● DESCRIPTION OF THE TASK:
Return every line from the records below in which the word "launcher" is found.
════
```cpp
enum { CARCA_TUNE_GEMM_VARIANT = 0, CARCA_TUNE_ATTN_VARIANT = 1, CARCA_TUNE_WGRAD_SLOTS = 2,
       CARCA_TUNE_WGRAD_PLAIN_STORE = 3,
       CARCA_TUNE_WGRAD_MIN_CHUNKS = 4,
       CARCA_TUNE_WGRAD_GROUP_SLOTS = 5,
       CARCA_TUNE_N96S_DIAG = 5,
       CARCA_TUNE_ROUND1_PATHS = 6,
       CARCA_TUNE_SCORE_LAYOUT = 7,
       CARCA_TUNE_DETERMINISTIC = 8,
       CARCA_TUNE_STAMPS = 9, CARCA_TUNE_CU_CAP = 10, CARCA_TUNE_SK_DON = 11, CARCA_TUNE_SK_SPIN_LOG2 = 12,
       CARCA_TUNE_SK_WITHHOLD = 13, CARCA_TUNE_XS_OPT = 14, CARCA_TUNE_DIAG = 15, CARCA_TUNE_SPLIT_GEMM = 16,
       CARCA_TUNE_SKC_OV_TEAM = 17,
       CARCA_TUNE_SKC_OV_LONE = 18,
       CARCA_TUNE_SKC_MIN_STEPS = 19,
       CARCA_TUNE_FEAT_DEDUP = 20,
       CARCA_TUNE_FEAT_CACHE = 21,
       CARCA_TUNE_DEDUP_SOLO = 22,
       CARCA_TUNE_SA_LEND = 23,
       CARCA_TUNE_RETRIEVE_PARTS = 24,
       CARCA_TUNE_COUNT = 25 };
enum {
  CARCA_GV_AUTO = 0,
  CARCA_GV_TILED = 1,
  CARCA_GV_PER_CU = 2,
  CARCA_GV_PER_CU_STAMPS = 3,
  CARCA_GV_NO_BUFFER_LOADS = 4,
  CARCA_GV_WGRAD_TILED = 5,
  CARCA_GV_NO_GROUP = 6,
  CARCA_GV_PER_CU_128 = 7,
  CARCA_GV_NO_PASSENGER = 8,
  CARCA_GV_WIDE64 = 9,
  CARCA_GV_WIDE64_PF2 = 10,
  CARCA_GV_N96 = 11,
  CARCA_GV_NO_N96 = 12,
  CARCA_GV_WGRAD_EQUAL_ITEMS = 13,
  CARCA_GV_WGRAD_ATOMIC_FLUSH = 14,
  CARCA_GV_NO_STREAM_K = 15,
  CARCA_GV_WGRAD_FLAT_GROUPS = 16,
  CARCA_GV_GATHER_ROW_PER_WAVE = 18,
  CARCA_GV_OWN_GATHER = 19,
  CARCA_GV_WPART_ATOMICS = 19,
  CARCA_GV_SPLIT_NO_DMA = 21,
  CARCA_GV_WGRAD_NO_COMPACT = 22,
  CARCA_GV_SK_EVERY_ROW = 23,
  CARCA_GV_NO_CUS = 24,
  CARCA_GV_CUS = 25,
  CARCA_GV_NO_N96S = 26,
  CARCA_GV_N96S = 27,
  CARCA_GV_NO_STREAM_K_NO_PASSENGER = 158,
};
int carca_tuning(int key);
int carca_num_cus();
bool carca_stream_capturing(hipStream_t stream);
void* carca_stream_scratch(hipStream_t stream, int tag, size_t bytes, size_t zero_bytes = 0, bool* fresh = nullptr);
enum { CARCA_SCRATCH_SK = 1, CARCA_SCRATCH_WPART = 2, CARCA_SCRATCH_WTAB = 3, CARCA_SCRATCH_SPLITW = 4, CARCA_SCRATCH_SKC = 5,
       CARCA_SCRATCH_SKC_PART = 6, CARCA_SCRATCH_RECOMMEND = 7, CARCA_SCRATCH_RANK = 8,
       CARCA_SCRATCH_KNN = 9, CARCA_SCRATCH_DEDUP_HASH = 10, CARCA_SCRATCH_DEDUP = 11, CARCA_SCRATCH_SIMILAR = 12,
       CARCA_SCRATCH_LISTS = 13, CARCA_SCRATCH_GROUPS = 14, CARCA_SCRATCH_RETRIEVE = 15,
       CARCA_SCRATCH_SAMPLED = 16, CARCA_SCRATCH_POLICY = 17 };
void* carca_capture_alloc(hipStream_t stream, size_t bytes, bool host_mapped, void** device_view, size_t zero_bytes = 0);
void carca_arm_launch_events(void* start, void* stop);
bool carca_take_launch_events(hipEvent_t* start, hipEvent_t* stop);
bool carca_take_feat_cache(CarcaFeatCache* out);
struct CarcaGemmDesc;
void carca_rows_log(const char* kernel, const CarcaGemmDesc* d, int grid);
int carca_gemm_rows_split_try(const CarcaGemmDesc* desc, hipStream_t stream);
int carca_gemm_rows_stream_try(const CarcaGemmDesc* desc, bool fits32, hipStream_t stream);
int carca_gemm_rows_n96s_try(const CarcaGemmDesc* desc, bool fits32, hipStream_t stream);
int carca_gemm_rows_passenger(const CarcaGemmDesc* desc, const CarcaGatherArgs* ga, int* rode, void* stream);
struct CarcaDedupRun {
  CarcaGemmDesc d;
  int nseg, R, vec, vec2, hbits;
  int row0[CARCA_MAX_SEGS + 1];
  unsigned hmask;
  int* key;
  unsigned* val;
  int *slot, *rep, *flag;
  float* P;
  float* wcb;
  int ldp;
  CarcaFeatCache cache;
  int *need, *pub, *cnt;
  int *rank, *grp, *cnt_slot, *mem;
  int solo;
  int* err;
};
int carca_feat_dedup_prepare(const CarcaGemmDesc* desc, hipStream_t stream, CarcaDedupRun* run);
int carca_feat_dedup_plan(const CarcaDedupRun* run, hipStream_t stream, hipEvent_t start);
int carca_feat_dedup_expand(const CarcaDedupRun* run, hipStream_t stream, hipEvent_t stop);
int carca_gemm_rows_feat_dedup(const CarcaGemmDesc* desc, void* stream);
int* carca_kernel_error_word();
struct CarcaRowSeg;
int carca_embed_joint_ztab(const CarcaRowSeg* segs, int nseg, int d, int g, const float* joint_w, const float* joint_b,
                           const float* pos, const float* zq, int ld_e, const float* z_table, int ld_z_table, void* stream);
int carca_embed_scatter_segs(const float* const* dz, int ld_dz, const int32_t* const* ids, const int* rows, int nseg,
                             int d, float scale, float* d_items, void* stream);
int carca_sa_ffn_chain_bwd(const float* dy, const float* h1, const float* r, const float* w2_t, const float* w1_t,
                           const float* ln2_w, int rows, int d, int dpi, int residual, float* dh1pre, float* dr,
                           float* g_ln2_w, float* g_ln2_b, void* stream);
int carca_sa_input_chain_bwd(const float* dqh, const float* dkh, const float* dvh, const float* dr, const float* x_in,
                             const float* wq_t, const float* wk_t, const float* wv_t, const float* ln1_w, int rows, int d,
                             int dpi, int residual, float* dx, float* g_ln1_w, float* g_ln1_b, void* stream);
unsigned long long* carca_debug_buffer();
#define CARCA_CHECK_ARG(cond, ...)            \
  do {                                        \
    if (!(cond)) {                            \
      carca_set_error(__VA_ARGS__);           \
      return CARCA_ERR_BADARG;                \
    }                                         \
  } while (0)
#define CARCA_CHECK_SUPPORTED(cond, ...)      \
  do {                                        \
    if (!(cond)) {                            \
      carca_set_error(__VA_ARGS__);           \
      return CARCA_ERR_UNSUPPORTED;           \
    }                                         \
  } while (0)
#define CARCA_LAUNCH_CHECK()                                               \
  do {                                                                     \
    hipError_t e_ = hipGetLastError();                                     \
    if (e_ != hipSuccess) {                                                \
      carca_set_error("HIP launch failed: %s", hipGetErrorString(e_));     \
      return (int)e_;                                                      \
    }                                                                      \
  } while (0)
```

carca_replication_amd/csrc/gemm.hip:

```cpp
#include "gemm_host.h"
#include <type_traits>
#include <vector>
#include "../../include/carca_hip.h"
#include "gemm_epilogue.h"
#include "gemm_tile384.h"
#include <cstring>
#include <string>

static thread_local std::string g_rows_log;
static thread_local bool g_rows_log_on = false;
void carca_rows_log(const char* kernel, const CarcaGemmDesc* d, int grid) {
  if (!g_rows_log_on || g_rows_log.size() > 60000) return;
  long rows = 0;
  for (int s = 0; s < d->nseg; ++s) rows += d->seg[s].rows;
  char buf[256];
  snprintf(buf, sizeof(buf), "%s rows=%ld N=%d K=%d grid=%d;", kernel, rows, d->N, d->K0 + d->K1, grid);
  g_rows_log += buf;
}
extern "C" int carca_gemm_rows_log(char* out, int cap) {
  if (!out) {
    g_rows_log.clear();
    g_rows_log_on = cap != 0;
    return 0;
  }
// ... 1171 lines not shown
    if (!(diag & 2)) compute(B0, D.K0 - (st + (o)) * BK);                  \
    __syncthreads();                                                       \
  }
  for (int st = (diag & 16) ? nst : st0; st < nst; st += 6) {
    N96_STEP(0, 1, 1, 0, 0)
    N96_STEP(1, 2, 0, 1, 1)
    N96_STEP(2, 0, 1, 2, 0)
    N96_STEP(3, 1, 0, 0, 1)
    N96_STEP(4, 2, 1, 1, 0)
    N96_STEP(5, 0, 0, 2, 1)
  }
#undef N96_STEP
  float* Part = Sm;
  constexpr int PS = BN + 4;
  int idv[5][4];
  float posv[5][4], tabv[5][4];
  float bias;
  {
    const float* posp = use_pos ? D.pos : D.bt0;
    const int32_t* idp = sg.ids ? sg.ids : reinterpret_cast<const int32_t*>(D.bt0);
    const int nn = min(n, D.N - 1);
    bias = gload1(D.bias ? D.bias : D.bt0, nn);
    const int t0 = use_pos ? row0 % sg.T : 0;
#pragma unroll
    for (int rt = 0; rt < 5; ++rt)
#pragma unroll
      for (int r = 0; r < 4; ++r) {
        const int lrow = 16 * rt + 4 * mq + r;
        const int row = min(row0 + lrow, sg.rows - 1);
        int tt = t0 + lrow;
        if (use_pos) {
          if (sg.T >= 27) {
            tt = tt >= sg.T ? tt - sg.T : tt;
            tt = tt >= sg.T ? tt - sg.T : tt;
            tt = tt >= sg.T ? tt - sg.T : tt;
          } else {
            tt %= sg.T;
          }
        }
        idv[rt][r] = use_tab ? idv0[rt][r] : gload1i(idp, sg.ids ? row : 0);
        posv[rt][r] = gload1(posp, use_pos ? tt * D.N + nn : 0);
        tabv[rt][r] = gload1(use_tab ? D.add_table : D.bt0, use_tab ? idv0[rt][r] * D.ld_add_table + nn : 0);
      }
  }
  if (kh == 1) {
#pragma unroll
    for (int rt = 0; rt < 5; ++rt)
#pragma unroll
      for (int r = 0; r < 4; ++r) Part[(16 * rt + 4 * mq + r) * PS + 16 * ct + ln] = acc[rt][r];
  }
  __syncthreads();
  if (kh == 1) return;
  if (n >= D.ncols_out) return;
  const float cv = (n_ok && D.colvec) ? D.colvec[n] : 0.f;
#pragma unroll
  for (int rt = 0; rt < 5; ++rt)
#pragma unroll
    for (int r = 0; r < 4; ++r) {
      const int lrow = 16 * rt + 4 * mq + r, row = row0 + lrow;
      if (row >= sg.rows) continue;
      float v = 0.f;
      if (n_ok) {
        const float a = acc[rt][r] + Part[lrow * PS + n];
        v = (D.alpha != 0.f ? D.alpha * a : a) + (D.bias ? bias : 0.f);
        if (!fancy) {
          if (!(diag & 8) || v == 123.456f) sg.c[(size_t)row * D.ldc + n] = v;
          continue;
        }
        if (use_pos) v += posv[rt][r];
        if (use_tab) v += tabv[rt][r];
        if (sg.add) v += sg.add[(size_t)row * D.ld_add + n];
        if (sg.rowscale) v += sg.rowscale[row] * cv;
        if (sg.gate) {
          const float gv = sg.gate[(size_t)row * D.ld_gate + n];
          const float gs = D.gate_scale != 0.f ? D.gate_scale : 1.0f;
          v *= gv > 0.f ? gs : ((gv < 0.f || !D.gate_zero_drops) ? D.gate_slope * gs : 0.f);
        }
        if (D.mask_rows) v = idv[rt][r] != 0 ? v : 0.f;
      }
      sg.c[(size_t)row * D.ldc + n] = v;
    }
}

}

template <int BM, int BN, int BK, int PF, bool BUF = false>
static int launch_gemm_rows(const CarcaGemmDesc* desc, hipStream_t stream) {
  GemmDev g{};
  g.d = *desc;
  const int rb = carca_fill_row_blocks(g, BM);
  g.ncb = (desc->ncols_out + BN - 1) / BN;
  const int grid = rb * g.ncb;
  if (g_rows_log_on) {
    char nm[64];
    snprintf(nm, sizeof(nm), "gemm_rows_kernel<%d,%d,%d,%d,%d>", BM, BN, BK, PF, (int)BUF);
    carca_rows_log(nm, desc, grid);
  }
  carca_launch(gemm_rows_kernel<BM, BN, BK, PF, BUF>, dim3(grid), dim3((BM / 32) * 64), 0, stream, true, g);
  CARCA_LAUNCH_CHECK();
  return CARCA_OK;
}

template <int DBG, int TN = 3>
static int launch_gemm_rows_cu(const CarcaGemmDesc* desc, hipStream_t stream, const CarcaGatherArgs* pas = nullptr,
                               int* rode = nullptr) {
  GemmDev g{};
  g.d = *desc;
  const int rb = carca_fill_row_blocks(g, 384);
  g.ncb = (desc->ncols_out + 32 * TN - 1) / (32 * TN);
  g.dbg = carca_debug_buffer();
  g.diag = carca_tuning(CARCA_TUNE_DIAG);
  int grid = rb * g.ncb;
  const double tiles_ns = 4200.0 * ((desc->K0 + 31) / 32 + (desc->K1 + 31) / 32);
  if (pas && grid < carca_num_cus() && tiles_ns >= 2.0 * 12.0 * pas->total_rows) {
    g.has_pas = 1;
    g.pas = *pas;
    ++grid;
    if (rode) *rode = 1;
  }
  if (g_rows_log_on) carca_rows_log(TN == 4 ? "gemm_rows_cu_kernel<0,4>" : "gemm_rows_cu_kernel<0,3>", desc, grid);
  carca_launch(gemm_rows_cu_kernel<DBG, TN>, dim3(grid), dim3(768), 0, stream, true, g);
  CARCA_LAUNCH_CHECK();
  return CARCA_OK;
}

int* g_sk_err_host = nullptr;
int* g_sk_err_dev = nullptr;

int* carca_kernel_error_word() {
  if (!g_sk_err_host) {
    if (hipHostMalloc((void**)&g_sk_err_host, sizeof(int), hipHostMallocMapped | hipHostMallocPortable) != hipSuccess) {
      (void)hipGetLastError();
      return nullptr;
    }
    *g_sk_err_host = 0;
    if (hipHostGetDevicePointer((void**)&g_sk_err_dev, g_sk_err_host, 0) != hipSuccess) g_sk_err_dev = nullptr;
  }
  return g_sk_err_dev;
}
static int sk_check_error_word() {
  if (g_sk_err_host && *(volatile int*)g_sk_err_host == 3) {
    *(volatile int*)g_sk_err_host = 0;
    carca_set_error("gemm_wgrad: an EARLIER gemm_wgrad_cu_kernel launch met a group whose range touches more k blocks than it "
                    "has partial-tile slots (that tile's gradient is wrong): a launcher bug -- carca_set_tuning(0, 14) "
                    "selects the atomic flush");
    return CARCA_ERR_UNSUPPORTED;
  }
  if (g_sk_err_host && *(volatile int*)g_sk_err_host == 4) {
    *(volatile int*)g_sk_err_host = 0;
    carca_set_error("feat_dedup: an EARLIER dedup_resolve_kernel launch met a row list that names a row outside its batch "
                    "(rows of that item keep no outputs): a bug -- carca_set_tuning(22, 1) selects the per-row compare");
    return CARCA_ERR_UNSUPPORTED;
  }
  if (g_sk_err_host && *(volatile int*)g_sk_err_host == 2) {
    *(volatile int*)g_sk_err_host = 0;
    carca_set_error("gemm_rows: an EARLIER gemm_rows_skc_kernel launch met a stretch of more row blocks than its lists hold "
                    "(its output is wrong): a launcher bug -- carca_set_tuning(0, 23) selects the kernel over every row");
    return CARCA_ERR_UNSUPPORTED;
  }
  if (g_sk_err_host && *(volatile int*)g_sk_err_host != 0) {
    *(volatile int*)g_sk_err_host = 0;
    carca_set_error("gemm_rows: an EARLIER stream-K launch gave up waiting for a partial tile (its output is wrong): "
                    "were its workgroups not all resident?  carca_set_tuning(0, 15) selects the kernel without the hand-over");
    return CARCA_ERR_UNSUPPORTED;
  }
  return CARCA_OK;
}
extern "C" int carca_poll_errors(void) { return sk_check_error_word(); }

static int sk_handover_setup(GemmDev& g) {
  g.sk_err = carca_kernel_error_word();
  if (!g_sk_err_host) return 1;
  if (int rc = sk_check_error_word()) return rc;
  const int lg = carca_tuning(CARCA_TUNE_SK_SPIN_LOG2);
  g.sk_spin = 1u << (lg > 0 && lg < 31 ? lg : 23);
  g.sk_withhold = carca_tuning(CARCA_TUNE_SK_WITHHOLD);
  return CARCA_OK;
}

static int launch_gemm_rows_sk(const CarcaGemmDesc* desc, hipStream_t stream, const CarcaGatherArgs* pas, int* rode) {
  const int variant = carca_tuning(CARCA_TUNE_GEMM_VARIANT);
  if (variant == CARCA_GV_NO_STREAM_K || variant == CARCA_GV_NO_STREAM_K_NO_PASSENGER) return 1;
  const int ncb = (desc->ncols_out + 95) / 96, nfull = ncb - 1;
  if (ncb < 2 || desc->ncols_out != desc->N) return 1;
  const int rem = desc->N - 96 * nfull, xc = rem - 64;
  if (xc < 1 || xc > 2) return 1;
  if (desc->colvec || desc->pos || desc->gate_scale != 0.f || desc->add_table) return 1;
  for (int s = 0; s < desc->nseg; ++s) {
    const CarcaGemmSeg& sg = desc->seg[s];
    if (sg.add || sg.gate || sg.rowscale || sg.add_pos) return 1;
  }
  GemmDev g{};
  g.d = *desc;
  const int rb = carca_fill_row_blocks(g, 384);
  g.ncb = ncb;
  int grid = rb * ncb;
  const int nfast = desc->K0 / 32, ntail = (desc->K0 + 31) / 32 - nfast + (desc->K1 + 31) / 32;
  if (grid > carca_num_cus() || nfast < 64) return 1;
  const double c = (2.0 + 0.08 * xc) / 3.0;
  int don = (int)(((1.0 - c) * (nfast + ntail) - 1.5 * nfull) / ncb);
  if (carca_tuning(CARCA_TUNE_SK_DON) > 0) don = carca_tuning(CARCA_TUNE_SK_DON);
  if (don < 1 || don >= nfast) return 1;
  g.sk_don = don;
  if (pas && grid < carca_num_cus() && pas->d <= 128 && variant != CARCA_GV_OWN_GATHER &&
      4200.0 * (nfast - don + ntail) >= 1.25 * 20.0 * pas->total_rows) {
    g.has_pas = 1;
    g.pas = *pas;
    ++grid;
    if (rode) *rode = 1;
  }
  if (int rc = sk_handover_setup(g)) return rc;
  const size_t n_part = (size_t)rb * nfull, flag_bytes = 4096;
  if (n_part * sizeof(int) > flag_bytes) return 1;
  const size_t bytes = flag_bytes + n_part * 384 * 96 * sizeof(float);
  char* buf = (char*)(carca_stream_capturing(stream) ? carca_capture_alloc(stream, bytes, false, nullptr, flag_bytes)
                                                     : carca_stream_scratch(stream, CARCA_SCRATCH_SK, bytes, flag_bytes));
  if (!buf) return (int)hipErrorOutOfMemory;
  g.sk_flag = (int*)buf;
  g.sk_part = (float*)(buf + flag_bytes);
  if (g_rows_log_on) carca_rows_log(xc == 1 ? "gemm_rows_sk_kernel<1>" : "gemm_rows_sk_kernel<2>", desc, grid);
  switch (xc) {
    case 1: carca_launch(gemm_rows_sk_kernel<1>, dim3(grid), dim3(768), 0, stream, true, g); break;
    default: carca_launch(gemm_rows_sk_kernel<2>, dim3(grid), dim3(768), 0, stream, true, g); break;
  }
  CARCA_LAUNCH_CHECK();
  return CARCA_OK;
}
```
════
● WRITTEN ANSWER:
                    "has partial-tile slots (that tile's gradient is wrong): a launcher bug -- carca_set_tuning(0, 14) "
                    "(its output is wrong): a launcher bug -- carca_set_tuning(0, 23) selects the kernel over every row");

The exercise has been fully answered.